What to work on
Your task is to copy all of the data exactly.

[Stored data]
┏━━

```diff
+                    for (int a = 0; a < 2; ++a)
+#pragma unroll
+                        for (int py = 0; py < 2; ++py)
+#pragma unroll
+                            for (int i = 0; i < CG; ++i) {
+                                const float x = av[j + 1 + (a ? (py ? 1 : -1) : 0)][i][c4];
+                                U[j & 1][py][i] = __builtin_amdgcn_mfma_f32_16x16x4f32(x, wU[py][c4][a], U[j & 1][py][i], 0, 0, 0);
+                                V[j & 1][py][i] = __builtin_amdgcn_mfma_f32_16x16x4f32(x, wV[py][c4][a], V[j & 1][py][i], 0, 0, 0);
+                            }
+                __builtin_amdgcn_sched_barrier(0);
+            }
+            if (j > 0) {
+#pragma unroll
+                for (int py = 0; py < 2; ++py) {
+                    f32x4 o[CG];
+                    side_join<CG>(U[(j - 1) & 1][py], V[(j - 1) & 1][py], xs[py], px, wrap, o);
+#pragma unroll
+                    for (int i = 0; i < CG; ++i) {
+                        const f32x4 v = bias_relu(o[i], ep, bias);
+                        const f32x4 pv = lane_xor8(v);
+                        const f32x4 q = px ? (f32x4){pv.z, v.z, pv.w, v.w} : (f32x4){v.x, pv.x, v.y, pv.y};
+                        __builtin_amdgcn_raw_buffer_store_b128(
+                            q, cx.out_r, chan_off + ((2 * (cy0 + RPW * wave + j - 1) + py) * OW + 32 * i) * 4, 0, 0);
+                    }
+                }
+            }
+        }
+        if (recoef) coef_put(s_coef, in, cfn, Cphys);
+        tidx = next;
     }
 }
 
@@ -1097,6 +1383,18 @@
 #undef DM_LP
 }
 
+template <int CIN, int COUT, int TW>
+void launch_convT_shift(const ConvArgs &a)
+{
+    constexpr int TH = conv3_th(TW, CIN), WPS = COUT == 4 ? 3 : 2;
+    if constexpr (COUT == 4)
+        hipLaunchKernelGGL((convT_shift4_kernel<CIN, TH, TW, WPS>), dim3(conv_grid(a.ntiles, WPS, 0)), dim3(DM_BLOCK), 0, a.stream,
+                           a.in, a.wv, a.out, a.ep, a.Cphys, a.H, a.W, a.ntiles);
+    else
+        hipLaunchKernelGGL((convT_shift8_kernel<CIN, TH, TW, WPS>), dim3(conv_grid(a.ntiles, WPS, 0)), dim3(DM_BLOCK), 0, a.stream,
+                           a.in, a.wv, a.out, a.ep, a.Cphys, a.H, a.W, a.ntiles);
+}
+
 }
 
 static int conv_common_checks(const char *who, const dm_operand *in, const dm_weight_view *w, float *out,
@@ -1226,6 +1524,8 @@
     X(16, 4, 2, 2, 9, true, 16) X(16, 4, 2, 2, 9, true, 32)                                \
     X(8, 1, 1, 1, 9, true, 32) X(8, 1, 1, 1, 9, true, 64)                                  \
     X(4, 1, 1, 1, 9, true, 64)
+#define DM_CONVT_SHIFT_ROWS(X) X(8, 4, 32) X(16, 8, 16) X(8, 4, 64) X(16, 8, 32)
+#define DM_CS_IS(C, CO, T) (shift_ops && CIN == C && NOUT == 4 * CO && TW == T && a.W == T)
 #define DM_CP_IS(CO, T) (pix && CIN == 16 && NOUT == 4 * CO && TW == T && !per_tile)
 #define DM_C3_IS(C, NTOT, TP, PX, T) (CIN == C && (NOUT + 15) / 16 == NTOT && taps == TP && pix == PX && TW == T)
 
@@ -1243,6 +1543,10 @@
 static void conv3_launch_resident(const ConvArgs &a, int taps, bool pix, int TW)
 {
     const int CIN = a.CIN, NOUT = a.NOUT, per_tile = a.per_tile;
+    const bool shift_ops = pix && !per_tile && side_mode(a.ep) == SIDE_NONE && !a.ep.stats && a.in.mode != DM_LOAD_AFFINE2;
+#define DM_CS(C, CO, T) if (DM_CS_IS(C, CO, T)) return launch_convT_shift<C, CO, T>(a);
+    DM_CONVT_SHIFT_ROWS(DM_CS)
+#undef DM_CS
 #define DM_CP(CO, T) if (DM_CP_IS(CO, T)) return launch_convT_phase<16, CO, T>(a);
 #define DM_C3(C, NTOT, NT_, NP_, TP, PX, T) if (DM_C3_IS(C, NTOT, TP, PX, T)) return launch_conv3<C, NT_, NP_, TP, PX, T>(a);
     DM_CONVT_PHASE_ROWS(DM_CP)
@@ -1250,6 +1554,7 @@
 #undef DM_CP
 #undef DM_C3
 }
+#undef DM_CS_IS
 #undef DM_CP_IS
 #undef DM_C3_IS
 
```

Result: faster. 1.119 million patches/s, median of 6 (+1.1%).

┗━━

Output of the exercise
```diff
+                    for (int a = 0; a < 2; ++a)
+#pragma unroll
+                        for (int py = 0; py < 2; ++py)
+#pragma unroll
+                            for (int i = 0; i < CG; ++i) {
+                                const float x = av[j + 1 + (a ? (py ? 1 : -1) : 0)][i][c4];
+                                U[j & 1][py][i] = __builtin_amdgcn_mfma_f32_16x16x4f32(x, wU[py][c4][a], U[j & 1][py][i], 0, 0, 0);
+                                V[j & 1][py][i] = __builtin_amdgcn_mfma_f32_16x16x4f32(x, wV[py][c4][a], V[j & 1][py][i], 0, 0, 0);
+                            }
+                __builtin_amdgcn_sched_barrier(0);
+            }
+            if (j > 0) {
+#pragma unroll
+                for (int py = 0; py < 2; ++py) {
+                    f32x4 o[CG];
+                    side_join<CG>(U[(j - 1) & 1][py], V[(j - 1) & 1][py], xs[py], px, wrap, o);
+#pragma unroll
+                    for (int i = 0; i < CG; ++i) {
+                        const f32x4 v = bias_relu(o[i], ep, bias);
+                        const f32x4 pv = lane_xor8(v);
+                        const f32x4 q = px ? (f32x4){pv.z, v.z, pv.w, v.w} : (f32x4){v.x, pv.x, v.y, pv.y};
+                        __builtin_amdgcn_raw_buffer_store_b128(
+                            q, cx.out_r, chan_off + ((2 * (cy0 + RPW * wave + j - 1) + py) * OW + 32 * i) * 4, 0, 0);
+                    }
+                }
+            }
+        }
+        if (recoef) coef_put(s_coef, in, cfn, Cphys);
+        tidx = next;
     }
 }
 
@@ -1097,6 +1383,18 @@
 #undef DM_LP
 }
 
+template <int CIN, int COUT, int TW>
+void launch_convT_shift(const ConvArgs &a)
+{
+    constexpr int TH = conv3_th(TW, CIN), WPS = COUT == 4 ? 3 : 2;
+    if constexpr (COUT == 4)
+        hipLaunchKernelGGL((convT_shift4_kernel<CIN, TH, TW, WPS>), dim3(conv_grid(a.ntiles, WPS, 0)), dim3(DM_BLOCK), 0, a.stream,
+                           a.in, a.wv, a.out, a.ep, a.Cphys, a.H, a.W, a.ntiles);
+    else
+        hipLaunchKernelGGL((convT_shift8_kernel<CIN, TH, TW, WPS>), dim3(conv_grid(a.ntiles, WPS, 0)), dim3(DM_BLOCK), 0, a.stream,
+                           a.in, a.wv, a.out, a.ep, a.Cphys, a.H, a.W, a.ntiles);
+}
+
 }
 
 static int conv_common_checks(const char *who, const dm_operand *in, const dm_weight_view *w, float *out,
@@ -1226,6 +1524,8 @@
     X(16, 4, 2, 2, 9, true, 16) X(16, 4, 2, 2, 9, true, 32)                                \
     X(8, 1, 1, 1, 9, true, 32) X(8, 1, 1, 1, 9, true, 64)                                  \
     X(4, 1, 1, 1, 9, true, 64)
+#define DM_CONVT_SHIFT_ROWS(X) X(8, 4, 32) X(16, 8, 16) X(8, 4, 64) X(16, 8, 32)
+#define DM_CS_IS(C, CO, T) (shift_ops && CIN == C && NOUT == 4 * CO && TW == T && a.W == T)
 #define DM_CP_IS(CO, T) (pix && CIN == 16 && NOUT == 4 * CO && TW == T && !per_tile)
 #define DM_C3_IS(C, NTOT, TP, PX, T) (CIN == C && (NOUT + 15) / 16 == NTOT && taps == TP && pix == PX && TW == T)
 
@@ -1243,6 +1543,10 @@
 static void conv3_launch_resident(const ConvArgs &a, int taps, bool pix, int TW)
 {
     const int CIN = a.CIN, NOUT = a.NOUT, per_tile = a.per_tile;
+    const bool shift_ops = pix && !per_tile && side_mode(a.ep) == SIDE_NONE && !a.ep.stats && a.in.mode != DM_LOAD_AFFINE2;
+#define DM_CS(C, CO, T) if (DM_CS_IS(C, CO, T)) return launch_convT_shift<C, CO, T>(a);
+    DM_CONVT_SHIFT_ROWS(DM_CS)
+#undef DM_CS
 #define DM_CP(CO, T) if (DM_CP_IS(CO, T)) return launch_convT_phase<16, CO, T>(a);
 #define DM_C3(C, NTOT, NT_, NP_, TP, PX, T) if (DM_C3_IS(C, NTOT, TP, PX, T)) return launch_conv3<C, NT_, NP_, TP, PX, T>(a);
     DM_CONVT_PHASE_ROWS(DM_CP)
@@ -1250,6 +1554,7 @@
 #undef DM_CP
 #undef DM_C3
 }
+#undef DM_CS_IS
 #undef DM_CP_IS
 #undef DM_C3_IS
 
```

Result: faster. 1.119 million patches/s, median of 6 (+1.1%).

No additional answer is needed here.